I shook some bees in the mating nucs and closed all the nucs but two so the bees that were flying could find a pocket to go in to. 

I did a quick spot check this morning and found like three of the mini nucs with little to no bees in them rrrrrrrrrrrrrrrrrrrrrrrr!!!!!!!!

But I did have two mini nucs with tons of bees  (of course, those were the ones that were open to catch the flying bees)

So I took a frame of bees and placed them in two of the three mini nucs that did not have bees in them. I do hope the virgin queen wasent on those frames as she did hatch out. he he he 

I should of shook bees from another yard so they would have to reorient themselves... or shake the bees from the cell builder and take them out to another yard. 

Maybe one of these days I will get things right!!!!!


----------



## peggjam (Mar 4, 2005)

Or shake them into a bulk bee box, put them into a dark area and wait a few hours before placing in mating nucs. Then lock them in for 3 days with a queen cell.


----------



## Chef Isaac (Jul 26, 2004)

What is the reasoning for placing the bulk bee box in a dark place for a few hours? Will this not make them want to go back to their orginal spot where the cell building colony was?


----------



## bleta12 (Feb 28, 2007)

Chef Isaac said:


> What is the reasoning for placing the bulk bee box in a dark place for a few hours? Will this not make them want to go back to their orginal spot where the cell building colony was?

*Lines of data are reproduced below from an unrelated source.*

# LeSN-Lab/diff-ViT

Hardware: AMD Instinct MI355X
Metric: images/sec DeiT-S int8 224^2 b=256 (quantized forward) (higher is better)
Workload: dtype int8; 1 GPU; deit_small PoT-PTQ forward, bit_config=[8]*50, 224x224, batch 256 per GPU; global_batch=256, parallelism=dp1, streams_per_gpu=3, collective=none, ranks_seen=1, distinct_devices=1

## Files before the change

### diff-vit_amd/csrc/p2vit_capi.cpp

```cpp
#include <hip/hip_runtime.h>
#include <math.h>
#include <stdarg.h>
#include <stdio.h>
#include <stdlib.h>
#include <string.h>

#include <initializer_list>
#include <memory>
#include <vector>

#include "p2vit_kernels.h"

static thread_local char g_err[512] = "";

static int fail(int code, const char* fmt, ...) {
  va_list ap;
  va_start(ap, fmt);
  vsnprintf(g_err, sizeof g_err, fmt, ap);
  va_end(ap);
  return code;
}
static bool stream_capturing(void* stream) {
  hipStreamCaptureStatus status = hipStreamCaptureStatusNone;
  if (hipStreamIsCapturing((hipStream_t)stream, &status) != hipSuccess) {
    (void)hipGetLastError();
    return false;
  }
  return status == hipStreamCaptureStatusActive;
}
static int refuse_capture(const char* who, const char* why, void* stream) {
  if (!stream_capturing(stream)) return P2V_OK;
  return fail(P2V_E_UNSUPPORTED, "%s: the stream is capturing a HIP graph and this call %s; make it outside the capture", who, why);
}
struct KeepLastError {
  char keep[sizeof g_err];
  KeepLastError() { memcpy(keep, g_err, sizeof keep); }
  ~KeepLastError() { memcpy(g_err, keep, sizeof keep); }
};
static int launch_rc(int rc, const char* what) {
  if (rc == 0) return 0;
  if (rc == -2) return fail(P2V_E_UNSUPPORTED, "%s: s_qkv_sq * inv_s_attn must be a power of two", what);
  if (rc < 0) return fail(P2V_E_UNSUPPORTED, "%s: no kernel instantiated for this shape", what);
  return fail(P2V_E_LAUNCH, "%s: %s", what, hipGetErrorString((hipError_t)rc));
}
static inline int round_up(int v, int m) { return (v + m - 1) / m * m; }
static bool is_pot(float v) {
  int ex;
  return v > 0.f && frexpf(v, &ex) == 0.5f;
}

static int check_lis_consts(const char* who, int x0_int, int b_int, int c_int) {
  if (x0_int >= 0) return fail(P2V_E_ARG, "%s: x0_int must be negative", who);
  if (c_int <= 0 || c_int >= (1 << 24) || b_int < 0 || b_int >= (1 << 23) || x0_int < -(1 << 12))
    return fail(P2V_E_UNSUPPORTED, "%s: log-int-softmax constants out of range (x0 %d, b %d, c %d): softmax input scale below 2^-11?", who, x0_int,
                b_int, c_int);
  return P2V_OK;
}
static int check_requant_scale(const char* who, float inv_s_out) {
  if (!(is_pot(inv_s_out) && inv_s_out >= 0x1p-40f && inv_s_out <= 0x1p40f))
    return fail(P2V_E_UNSUPPORTED, "%s: REQUANT 1/scale %g must be a power of two (it is folded into the column scales)", who, inv_s_out);
  return P2V_OK;
}
static int check_gelu_tab(const char* who, const p2v_gelu_tab& t) {
  if (t.table && (t.cells <= 0 || t.cells > 4096)) return fail(P2V_E_ARG, "%s: GELU table with %d cells", who, t.cells);
  return P2V_OK;
}
static int check_softmax_bits(const char* who, int bits) {
  if (bits != 3 && bits != 4) return fail(P2V_E_UNSUPPORTED, "%s: softmax_bits %d (the log-int-softmax runs at 3 or 4 bits)", who, bits);
  return P2V_OK;
}
static float av_mul_max(int bits) { return bits == 3 ? 0x1p7f : 0x1p15f; }
static int check_attn(const char* who, const p2v_attn& at, int bits = 4) {
  if (const int rb = check_softmax_bits(who, bits)) return rb;
  const int rc = check_lis_consts(who, at.x0_int, at.b_int, at.c_int);
  if (rc != P2V_OK) return rc;
  if (!is_pot(at.s_qkv_sq * at.inv_s_attn)) return fail(P2V_E_UNSUPPORTED, "%s: s_qkv_sq * inv_s_attn must be a power of two", who);
  if (!(at.qk_scale > 0.f) || !(at.av_mul > 0.f)) return fail(P2V_E_ARG, "%s: qk_scale and av_mul must be positive", who);
  if (!is_pot(at.av_mul) || at.av_mul > av_mul_max(bits) || at.av_mul < 0x1p-40f)
    return fail(P2V_E_UNSUPPORTED, "%s: av_mul %g must be a power of two in [2^-40, 2^%d] at softmax_bits %d", who, at.av_mul, bits == 3 ? 7 : 15, bits);
  return P2V_OK;
}

struct p2v_plan {
  p2v_model_desc d;
  int tokens, patches, k_patch, k_patch_pad, n_layers;
  std::vector<p2v_linear> lin[2];
  std::vector<char> lin_set[2];
  float inv_s_input;
  p2v_epilogue embed_epi;
  const int8_t* cls_codes;
  const int8_t* embed_cls_codes = nullptr;
  bool embed_set;
  std::vector<p2v_block> blocks;
  std::vector<char> block_set;
  p2v_ln final_ln;
  float head_inv_s, head_s;
  bool head_set;
  std::vector<float*> ln_pre_buf;
  float* final_pre_buf = nullptr;
  std::vector<char> block_folded;
  std::vector<const float*> resid_tab;
  std::vector<float*> resid_buf;
  int device = -1;
  bool float_norm = false, float_softmax = false, fhead_set = false;
  std::vector<p2v_float_block> fblocks;
  std::vector<char> fblock_set;
  p2v_float_ln final_fln = {};
  std::vector<char> softmax_bits;
  struct GramScale { const float* scale; const uint8_t* shift; double unit; };
  std::vector<GramScale> gram_scales;
  uint8_t* gram_shift_buf = nullptr;
  bool grams_ready = false;
  ~p2v_plan() {
    int prev = -1;
    const bool sw = device >= 0 && hipGetDevice(&prev) == hipSuccess && prev != device && hipSetDevice(device) == hipSuccess;
    for (float* b : ln_pre_buf)
      if (b) (void)hipFree(b);
    for (float* b : resid_buf)
      if (b) (void)hipFree(b);
    if (final_pre_buf) (void)hipFree(final_pre_buf);
    if (gram_shift_buf) (void)hipFree(gram_shift_buf);
    if (sw) (void)hipSetDevice(prev);
  }
};

static void build_resid_tables(p2v_plan* plan, int block);
static int bit_index(int bits) { return bits == 4 ? 0 : (bits == 8 ? 1 : -1); }
template <class Block>
static auto& block_ln(Block& b, int i) { return i < 2 ? b.ln1[i] : b.ln2[(i - 2) >> 1][(i - 2) & 1]; }
static bool ln_constants_present(const p2v_ln& l, bool with_mask = true) {
  return (l.mask || !with_mask) && l.gamma && l.beta && l.inv_out && l.post_mul;
}

extern "C" {

extern int g_ln_generic;
extern int g_ln_rows;
extern int g_attn_waves;
extern int g_ln_gemm;
extern int g_ln_gemm_ver;
extern int g_gemm_tile;
extern int g_resid_pre;
extern int g_attn_stream;
extern int g_attn_packed;
extern int g_ln_pre;
extern int g_gemm_rows;
int g_cls_rows = 1;

enum { ANY_ENV = 1, ANY_API = 2 };
static const struct Switch {
  const char *name, *env;
  int* var;
  int lo, hi, step, any;
  bool takes(int v, int how) const { return (any & how) || (v >= lo && v <= hi && (v - lo) % step == 0); }
  void set(int v) const { *var = (hi == 1 && lo == 0) ? v != 0 : v; }
} kSwitches[] = {
    {"attn_waves", "P2V_ATTN_WAVES", &g_attn_waves, 4, 8, 1, 0},
    {"ln_gemm", "P2V_LN_GEMM", &g_ln_gemm, 0, 1, 1, ANY_ENV | ANY_API},
    {"ln_gemm_version", "P2V_LN_GEMM_V", &g_ln_gemm_ver, 1, 3, 1, 0},
    {"gemm_tile", "P2V_GEMM_TILE", &g_gemm_tile, 0, 256, 128, 0},
    {"attn_stream", "P2V_ATTN_STREAM", &g_attn_stream, 0, 1, 1, ANY_ENV | ANY_API},
    {"attn_packed", "P2V_ATTN_PACKED", &g_attn_packed, 0, 1, 1, 0},
    {"ln_pre", "P2V_LN_PRE", &g_ln_pre, 0, 1, 1, ANY_ENV | ANY_API},
    {"resid_pre", "P2V_RESID_PRE", &g_resid_pre, 0, 1, 1, ANY_ENV | ANY_API},
    {"gemm_rows", "P2V_GEMM_ROWS", &g_gemm_rows, 0, 2, 1, 0},
    {"cls_rows", "P2V_CLS_ROWS", &g_cls_rows, 0, 1, 1, ANY_ENV},
    {"ln_rows", "P2V_LN_ROWS", &g_ln_rows, 1, 64, 1, 0},
    {"ln_generic", "P2V_LN_GENERIC", &g_ln_generic, 0, 1, 1, ANY_API},
};
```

It gives them the sense of queenlessness so they will not tear any queen cell, if you shake bees from a queen right colony. 
Use queen exluder to protect yourself from shaking any queen or drones. 
Closing them on a dark cool place for 3-4 days, while the queen emerges from the cell, gives the mini nuc the sense of unity, so they will not abandon you. (essential) 

One of these days Chef. 

Good luck Gilman


----------



## Chef Isaac (Jul 26, 2004)

crappers.......

what does a virgin queen look like? Any indicaters to tell she is the virgin queen versus a worker bee?


----------



## Riki (Jan 31, 2007)

She looks just like a queen, only that her abdomen is smaller and she is much more runny than a mated queen


----------



## Troy (Feb 9, 2006)

bleta12 said: "Use queen excluder to protect yourself from shaking any queen or drones."

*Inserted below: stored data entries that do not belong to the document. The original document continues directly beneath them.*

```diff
diff --git a/include/hpfg_hip.h b/include/hpfg_hip.h
--- a/include/hpfg_hip.h
+++ b/include/hpfg_hip.h
@@ -113,7 +113,7 @@
 
 int hpfg_version(void);
 const char* hpfg_last_error(void);
-enum { HPFG_OPT_CONV_THIN = 0, HPFG_OPT_FIRST_MFMA = 1, HPFG_OPT_FIRST_WGRAD = 2, HPFG_OPT_NARROW_DEEP = 3, HPFG_OPT_COUNT = 4 };
+enum { HPFG_OPT_CONV_THIN = 0, HPFG_OPT_FIRST_MFMA = 1, HPFG_OPT_FIRST_WGRAD = 2, HPFG_OPT_NARROW_DEEP = 3, HPFG_OPT_KGROUPS = 4, HPFG_OPT_COUNT = 5 };
 int hpfg_set_option(int which, int value);
 
 int hpfg_conv3x3_first_fwd(const HpfgAct* x, const float* w_oihw, const float* bias, float* out, float* stat_partials,
```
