static int sym_eig_values_wide(rt_ctx* ctx, const double* G, int64_t n, int64_t first, int64_t count, double* lam,
                               int* status) {
  const int lda = (int)((n + WIDE_CHUNK - 1) / WIDE_CHUNK * WIDE_CHUNK);
  const size_t nvec = (size_t)3 * (lda + WIDE_ROWS) + (size_t)(n + WIDE_ROWS);
  static_assert(sizeof(double) * WIDE_CHUNK % 256 == 0, "the vector buffers start on a 256-byte boundary");
  const size_t cells = (size_t)(n + WIDE_ROWS) * lda;
  EigArena ar;
  RT_TRY(ar.carve(ctx, n, sizeof(double) * (cells + nvec)));
  WideParams wp;
  wp.V = ar.V; wp.A = ar.own;
  wp.vb = wp.A + cells; wp.w = wp.vb + (size_t)2 * (lda + WIDE_ROWS);
  wp.pr = wp.w + (lda + WIDE_ROWS);
  wp.tau = ar.tau; wp.d = ar.d; wp.e = ar.e;
  wp.n = (int)n; wp.lda = lda; wp.counters = ctx->dev_counters;
  hipStream_t st = ctx->stream;
  hipLaunchKernelGGL(symeig_init_kernel, dim3(1), dim3(256), 0, st, ar.flags, wp.tau, (int)n);
  hipLaunchKernelGGL(symeig_wide_load_kernel, dim3((unsigned)((cells + WIDE_T - 1) / WIDE_T)), dim3(WIDE_T), 0, st, G, wp,
                     (long)nvec);
  hipLaunchKernelGGL(symeig_wide_reflect_kernel, dim3(1), dim3(WIDE_T), 0, st, wp, -1);
  RT_HIP_CHECK(ctx, hipGetLastError());
  for (int k = 0; k + 2 < (int)n; ++k) {
    const int rows = (int)n - 1 - k;
    hipLaunchKernelGGL(symeig_wide_sweep_kernel, dim3((unsigned)((rows + WIDE_ROWS - 1) / WIDE_ROWS)), dim3(WIDE_T), 0, st, wp, k);
    hipLaunchKernelGGL(symeig_wide_reflect_kernel, dim3(1), dim3(WIDE_T), 0, st, wp, k);
  }
  RT_HIP_CHECK(ctx, hipGetLastError());
  RT_TRY(launch_bisect(ctx, ar, n, first, count, lam, status));
  ar.publish(ctx, n);
  return RT_OK;
}

extern "C" int rt_sym_eig_values(rt_ctx* ctx, const double* G, int64_t n, double* lam, int* status) {
  return rt_sym_eig_values_part(ctx, G, n, 0, n, lam, status);
}

extern "C" int rt_sym_eig_values_part(rt_ctx* ctx, const double* G, int64_t n, int64_t first, int64_t count, double* lam,
                                      int* status) {
  if (!ctx) return RT_ERR_ARG;
  RT_ARG_CHECK(ctx, G && lam && n >= 3 && first >= 0 && count >= 1 && first + count <= n);
  if (n > NWIDE) {
    ctx->err = "rt_sym_eig_values: n > 2048 not supported (the limit of the device eigensolver)";
    return RT_ERR_UNSUPPORTED;
  }
  if (n > NMAX) return sym_eig_values_wide(ctx, G, n, first, count, lam, status);
  const bool large = n > 512;
  const bool small_team = !large && ctx->num_cus < TW_SMALL && ctx->num_cus >= TW_SMALL / 2;
  int tw = large ? TW_LARGE : (small_team ? TW_SMALL / 2 : TW_SMALL);
  const bool local = n <= 64;
  if (local) tw = 1;
  if (tw > ctx->num_cus) {
    ctx->err = "rt_sym_eig_values: not enough compute units for the cooperative tridiagonalisation";
    return RT_ERR_UNSUPPORTED;
  }
  EigArena ar;
  RT_TRY(ar.carve(ctx, n, sizeof(double) * 4 * n));
  TriParams tp;
  tp.G = G; tp.n = (int)n; tp.tw = tw;
  tp.spread = (!large && !local && ctx->eig_one_xcd && ctx->num_cus / 8 >= tw) ? 1 : 0;
  tp.local = local ? 1 : 0;
  tp.xcd = ctx->eig_xcd & 7;
  tp.V = ar.V; tp.P = ar.own; tp.tau = ar.tau; tp.d = ar.d; tp.e = ar.e; tp.flags = ar.flags;
  tp.counters = ctx->dev_counters;
  hipStream_t st = ctx->stream;
  hipLaunchKernelGGL(symeig_init_kernel, dim3(1), dim3(256), 0, st, tp.flags, tp.tau, (int)n);

  const int RB = (int)((n + tw - 1) / tw);
  const size_t lds = sizeof(double) * ((size_t)RB * (local ? n + 2 : n) + 5 * n + 16);
  const auto tridiag = [&](auto nm) -> int {
    const auto kernel = &symeig_tridiag_kernel<decltype(nm)::value>;
    RT_TRY(rt_func_lds(ctx, reinterpret_cast<const void*>(kernel), 150 * 1024));
    int per_cu = 0;
    RT_HIP_CHECK(ctx, hipOccupancyMaxActiveBlocksPerMultiprocessor(&per_cu, kernel, TT, lds));
    if ((long)per_cu * ctx->num_cus < tw) {
      ctx->err = "rt_sym_eig_values: the device cannot keep all cooperating workgroups resident";
      return RT_ERR_UNSUPPORTED;
    }
    hipLaunchKernelGGL(kernel, dim3(tp.spread ? 16 * tw : tw), dim3(TT), lds, st, tp);
    RT_HIP_CHECK(ctx, hipGetLastError());
    return RT_OK;
  };
  RT_TRY((size_class<128, NMAX>(n, tridiag)));
  RT_TRY(launch_bisect(ctx, ar, n, first, count, lam, status));
  ar.publish(ctx, n);
  return RT_OK;
}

Other than the drones being a waste of the nucs precious resources, is there any special reason to avoid having a few drones in there?


----------



## bleta12 (Feb 28, 2007)

Troy said:


> bleta12 said: "Use queen excluder to protect yourself from shaking any queen or drones."
> 
> Other than the drones being a waste of the nucs precious resources, is there any special reason to avoid having a few drones in there?


Hi Troy,

That is the special reason to avoid having drones in your mini mating nuc, you don't want any waste of resources. You don't want drones there to potentialy mate with your virgin queens.

Gilman


----------



## Dan Williamson (Apr 6, 2004)

Chef Isaac said:


> crappers.......
> 
> what does a virgin queen look like? Any indicaters to tell she is the virgin queen versus a worker bee?


Sometimes they are very difficult to spot even in a small nuc. It gets much easier with practice. Sometimes they almost seem like outcasts.... The other bees seem to almost ignore them completely. I was looking in several colonies the other day and couldn't find the virgins .... These were 5 frame mating nucs. I can usually find the pretty quickly now. Two drawn frames- the rest foundation. I ended up taking out all the frames and found the virgins running around on the bottom.... or over on the sides of the nucs... half the time with no other bees around her at all.

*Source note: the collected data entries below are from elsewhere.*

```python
class Gpu:
    def __init__(self, device: int | None = None):
        if not torch.cuda.is_available():
            raise RuntimeError("effort_amd needs an AMD GPU (torch.cuda.is_available() is False); there is no CPU fallback")
        self.device = torch.cuda.current_device() if device is None else int(device)
        self._lib = _lib.lib()
        with torch.cuda.device(self.device):
            stream = torch.cuda.current_stream(self.device).cuda_stream
            self.ctx = self._lib.effort_create(self.device, C.c_void_p(stream))
        self.has_comm = False
        self.dense_rocblas = False
        if not self.ctx:
            raise RuntimeError("effort_create failed: " + (self._lib.effort_last_error(None) or b"").decode())
        self._stream = stream

    def _bind_stream(self):
        cur = torch.cuda.current_stream(self.device)
        stream = cur.cuda_stream
        if stream != self._stream:
            old = getattr(self, "_stream_obj", None)
            if old is not None and not torch.cuda.is_current_stream_capturing():
                try:
                    cur.wait_stream(old)
                except RuntimeError:
                    pass
            self._lib.effort_set_stream(self.ctx, C.c_void_p(stream))
            self._stream = stream
        self._stream_obj = cur

    def check(self, rc: int, where: str):
        if rc != 0:
            detail = self._lib.effort_last_error(self.ctx)
            raise _lib.EffortError(rc, where, detail.decode() if detail else "")

    def eval(self):
        self.check(self._lib.effort_sync(self.ctx), "gpu.eval")

    def set_overlap(self, lanes: int = 4):
        self._bind_stream()
        self.check(self._lib.effort_set_overlap(self.ctx, int(lanes)), "set_overlap")

    def join(self):
        self.check(self._lib.effort_join(self.ctx), "join")

    def set_row_reuse(self, reuse: bool = True):
        self.check(self._lib.effort_set_row_reuse(self.ctx, int(bool(reuse))), "set_row_reuse")

    @staticmethod
    def comm_unique_id() -> bytes:
        buf = (C.c_char * 128)()
        rc = _lib.lib().effort_comm_unique_id(buf)
        if rc != 0:
            raise _lib.EffortError(rc, "comm_unique_id")
        return bytes(buf)

    def comm_create(self, rank: int, world: int, uid: bytes):
        if len(uid) != 128:
            raise ValueError("the communicator id is 128 bytes")
        self._bind_stream()
        self.check(self._lib.effort_comm_create(self.ctx, int(rank), int(world), C.c_char_p(uid)), "comm_create")
        self.has_comm = True

    def comm_destroy(self):
        self.check(self._lib.effort_comm_destroy(self.ctx), "comm_destroy")
        self.has_comm = False

    @property
    def comm_world(self) -> int:
        return int(self._lib.effort_comm_world(self.ctx))

    @property
    def comm_rank(self) -> int:
        return int(self._lib.effort_comm_rank(self.ctx))

    def allgather_outputs(self, send: torch.Tensor, recv: torch.Tensor, count: int | None = None):
        n = int(send.numel() if count is None else count)
        if not (send.is_cuda and recv.is_cuda and send.dtype == torch.float32 and recv.dtype == torch.float32 and send.is_contiguous()
                and recv.is_contiguous() and send.numel() >= n and recv.numel() >= n * self.comm_world):
            raise ValueError("allgather_outputs: contiguous f32 CUDA tensors, recv holding world * count elements")
        self._bind_stream()
        self.check(self._lib.effort_allgather_outputs(self.ctx, C.c_void_p(send.data_ptr()), C.c_void_p(recv.data_ptr()), n), "allgather_outputs")

    def hook_lane(self, lane: int):
        self.check(self._lib.effort_debug_hook_lane(self.ctx, int(lane)), "hook_lane")

    def set_tuning(self, waves: int = 0, elems: int = 0, slices: int = 0):
        self.check(self._lib.effort_set_tuning(self.ctx, waves, elems, slices), "set_tuning")

    def set_split_cutoff(self, split: bool = True):
        self.check(self._lib.effort_set_split_cutoff(self.ctx, int(split)), "set_split_cutoff")

    def enable_kernel_timing(self, mode: int = 1):
        self._bind_stream()
        self.check(self._lib.effort_enable_kernel_timing(self.ctx, int(mode)), "enable_kernel_timing")

    def kernel_clock(self):
        us, n = C.c_double(), C.c_int()
        self.check(self._lib.effort_kernel_clock(self.ctx, C.byref(us), C.byref(n)), "kernel_clock")
        return {"mul_us": us.value, "launches": n.value}

    def set_persistent(self, wg_per_cu: int = -1):
        self.check(self._lib.effort_set_persistent(self.ctx, int(wg_per_cu)), "set_persistent")

    def set_dense_backend(self, rocblas: bool = False):
        self.check(self._lib.effort_set_dense_backend(self.ctx, int(bool(rocblas))), "set_dense_backend")
        self.dense_rocblas = bool(rocblas)

    def convert_status(self) -> int:
        n = C.c_int(0)
        self.check(self._lib.effort_convert_status(self.ctx, C.byref(n)), "convert_status")
        return int(n.value)

    def debug_stamps(self):
        buf = (C.c_ulonglong * 32)()
        self.check(self._lib.effort_debug_stamps(self.ctx, buf), "debug_stamps")
        return list(buf)

    def slice_counts(self, idx: int = 0, n: int = 4096):
        buf = (C.c_uint32 * n)()
        k = self._lib.effort_debug_slice_counts(self.ctx, int(idx), buf, n)
        if k < 0:
            self.check(k, "slice_counts")
        return list(buf[:k])

    def debug_trace(self, n: int = 4096):
        buf = (C.c_ulonglong * (12 * n))()
        self.check(self._lib.effort_debug_trace(self.ctx, buf, n), "debug_trace")
        return [tuple(buf[8 * i:8 * i + 8]) + tuple(buf[8 * n + 4 * i:8 * n + 4 * i + 4]) for i in range(n)]

    def kernel_timing(self):
        mul, cut, integ, n = C.c_double(), C.c_double(), C.c_double(), C.c_int()
        self.check(self._lib.effort_kernel_timing(self.ctx, C.byref(mul), C.byref(cut), C.byref(integ), C.byref(n)), "kernel_timing")
        return {"mul_us": mul.value, "cutoff_us": cut.value, "integrate_us": integ.value, "samples": n.value}

    def last_dispatch_count(self, idx: int = 0) -> int:
        n = C.c_uint32()
        self.check(self._lib.effort_group_dispatch_count(self.ctx, int(idx), C.byref(n)), "last_dispatch_count")
        return int(n.value)

    def last_cutoff(self, idx: int = 0) -> float:
        x = C.c_float()
        self.check(self._lib.effort_group_cutoff(self.ctx, int(idx), C.byref(x)), "last_cutoff")
        return float(x.value)

    def last_variant(self, launch: int = 0) -> dict:
        buf = (C.c_int * 8)()
        self.check(self._lib.effort_debug_last_variant(self.ctx, int(launch), buf), "last_variant")
        return {"variant": (buf[0], buf[1], bool(buf[2]), bool(buf[3]), bool(buf[4])), "persistent": buf[5], "grid": buf[6], "totalItems": buf[7]}

    def close(self):
        if getattr(self, "ctx", None):
            self._lib.effort_destroy(self.ctx)
            self.ctx = None

    def __del__(self):
        try:
            self.close()
        except Exception:
            pass


def plan(calls, *, q4: bool = False, numCU: int = 256, lanes: int = 1, persistent: int = -1, waves: int = 0, elems: int = 0, slices: int = 0) -> dict:
    n = len(calls)
    rows = [tuple(c) + (16, 0, 0)[len(c) - 3:] for c in calls]
    ints = lambda k: (C.c_int * n)(*[int(r[k]) for r in rows])
    out = [(C.c_int * max(n, 2))() for _ in range(9)]
    k = _lib.lib().effort_debug_plan(int(q4), numCU, lanes, n, ints(0), ints(1), ints(3), ints(4), ints(5), (C.c_double * n)(*[float(r[2]) for r in rows]),
                                     persistent, waves, elems, slices, *out)
    if k < 0:
        raise _lib.EffortError(k, "plan")
    we, per_call, per_launch = out[0], out[1:5], out[5:]
    res = {"W": we[0], "E": we[1]}
    res.update({name: list(a[:n]) for name, a in zip(("slices", "tiles", "sliceRows", "launch"), per_call)})
    res.update({name: list(a[:k]) for name, a in zip(("persistent", "cutJobs", "compact", "stagger"), per_launch)})
    return res


def variants(q4: bool = False) -> list[tuple]:
    n = _lib.lib().effort_debug_variants(int(q4), None, 0)
    if n < 0:
        raise _lib.EffortError(n, "variants")
    buf = (C.c_int * (5 * n))()
    k = _lib.lib().effort_debug_variants(int(q4), buf, n)
    if k != n:
        raise _lib.EffortError(min(k, -1), "variants")
    return [(buf[5 * i], buf[5 * i + 1], bool(buf[5 * i + 2]), bool(buf[5 * i + 3]), bool(buf[5 * i + 4])) for i in range(n)]


def lanes(ops, *, lanes: int = 4) -> list[dict]:
    kinds = {"launch": 0, "timed": 1, "join": 2}
    words = []
    for op in ops:
        kind, cap, busy, rd, wr = tuple(op) + (0, (), ())[len(op) - 2:]
        words += [kinds[kind], int(cap), int(bool(busy)), len(rd), len(wr)]
        for lo, hi in list(rd) + list(wr):
            words += [int(lo), int(hi)]
    n, W = len(ops), 18
    out = (C.c_int64 * max(n * W, 1))()
    k = _lib.lib().effort_debug_lanes(lanes, n, (C.c_int64 * max(len(words), 1))(*words), len(words), out)
    if k < 0:
        raise _lib.EffortError(k, "lanes")
    members = lambda mask: tuple(i for i in range(lanes) if mask >> i & 1)
    res = []
    for i in range(n):
        r = out[i * W:(i + 1) * W]
        res.append({"rc": r[0], "joined_first": bool(r[1]), "joined": members(r[2]), "lane": r[3], "fork_waited": bool(r[4]), "waits": members(r[5]),
                    "pending": members(r[6]), "nextLane": r[7], "busyStreak": r[8], "migrated": bool(r[9]),
                    "reads": list(r[10:10 + lanes]), "writes": list(r[14:14 + lanes])})
    return res


_gpus: dict[int, Gpu] = {}


def gpu(device: int | None = None) -> Gpu:
    if not torch.cuda.is_available():
        raise RuntimeError("effort_amd needs an AMD GPU (torch.cuda.is_available() is False); there is no CPU fallback")
    d = torch.cuda.current_device() if device is None else int(device)
    g = _gpus.get(d)
    if g is None:
        g = _gpus[d] = Gpu(d)
    return g
```

### include/effort_hip_debug.h

```cpp
#ifndef EFFORT_HIP_DEBUG_H
#define EFFORT_HIP_DEBUG_H

#include "effort_hip.h"

#ifdef __cplusplus
extern "C" {
#endif

EFFORT_API int effort_set_tuning(effort_ctx* ctx, int wavesPerGroup, int elemsPerLane, int rowSlices);
EFFORT_API int effort_set_split_cutoff(effort_ctx* ctx, int split);

EFFORT_API int effort_set_persistent(effort_ctx* ctx, int wgPerCU);

EFFORT_API int effort_debug_hook_lane(effort_ctx* ctx, int lane);
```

They don't act "Queenly" as virgins!


----------



## Dan Williamson (Apr 6, 2004)

bleta12 said:


> Hi Troy,
> 
> That is the special reason to avoid having drones in your mini mating nuc, you don't want any waste of resources. You don't want drones there to potentialy mate with your virgin queens.
> 
> Gilman


False!!!!!!

Virgins don't mate in the mating nucs. Other than consuming resources in a mating nuc they have no bearing on who the queen mates with.... She will fly sometimes a decent distance to mate.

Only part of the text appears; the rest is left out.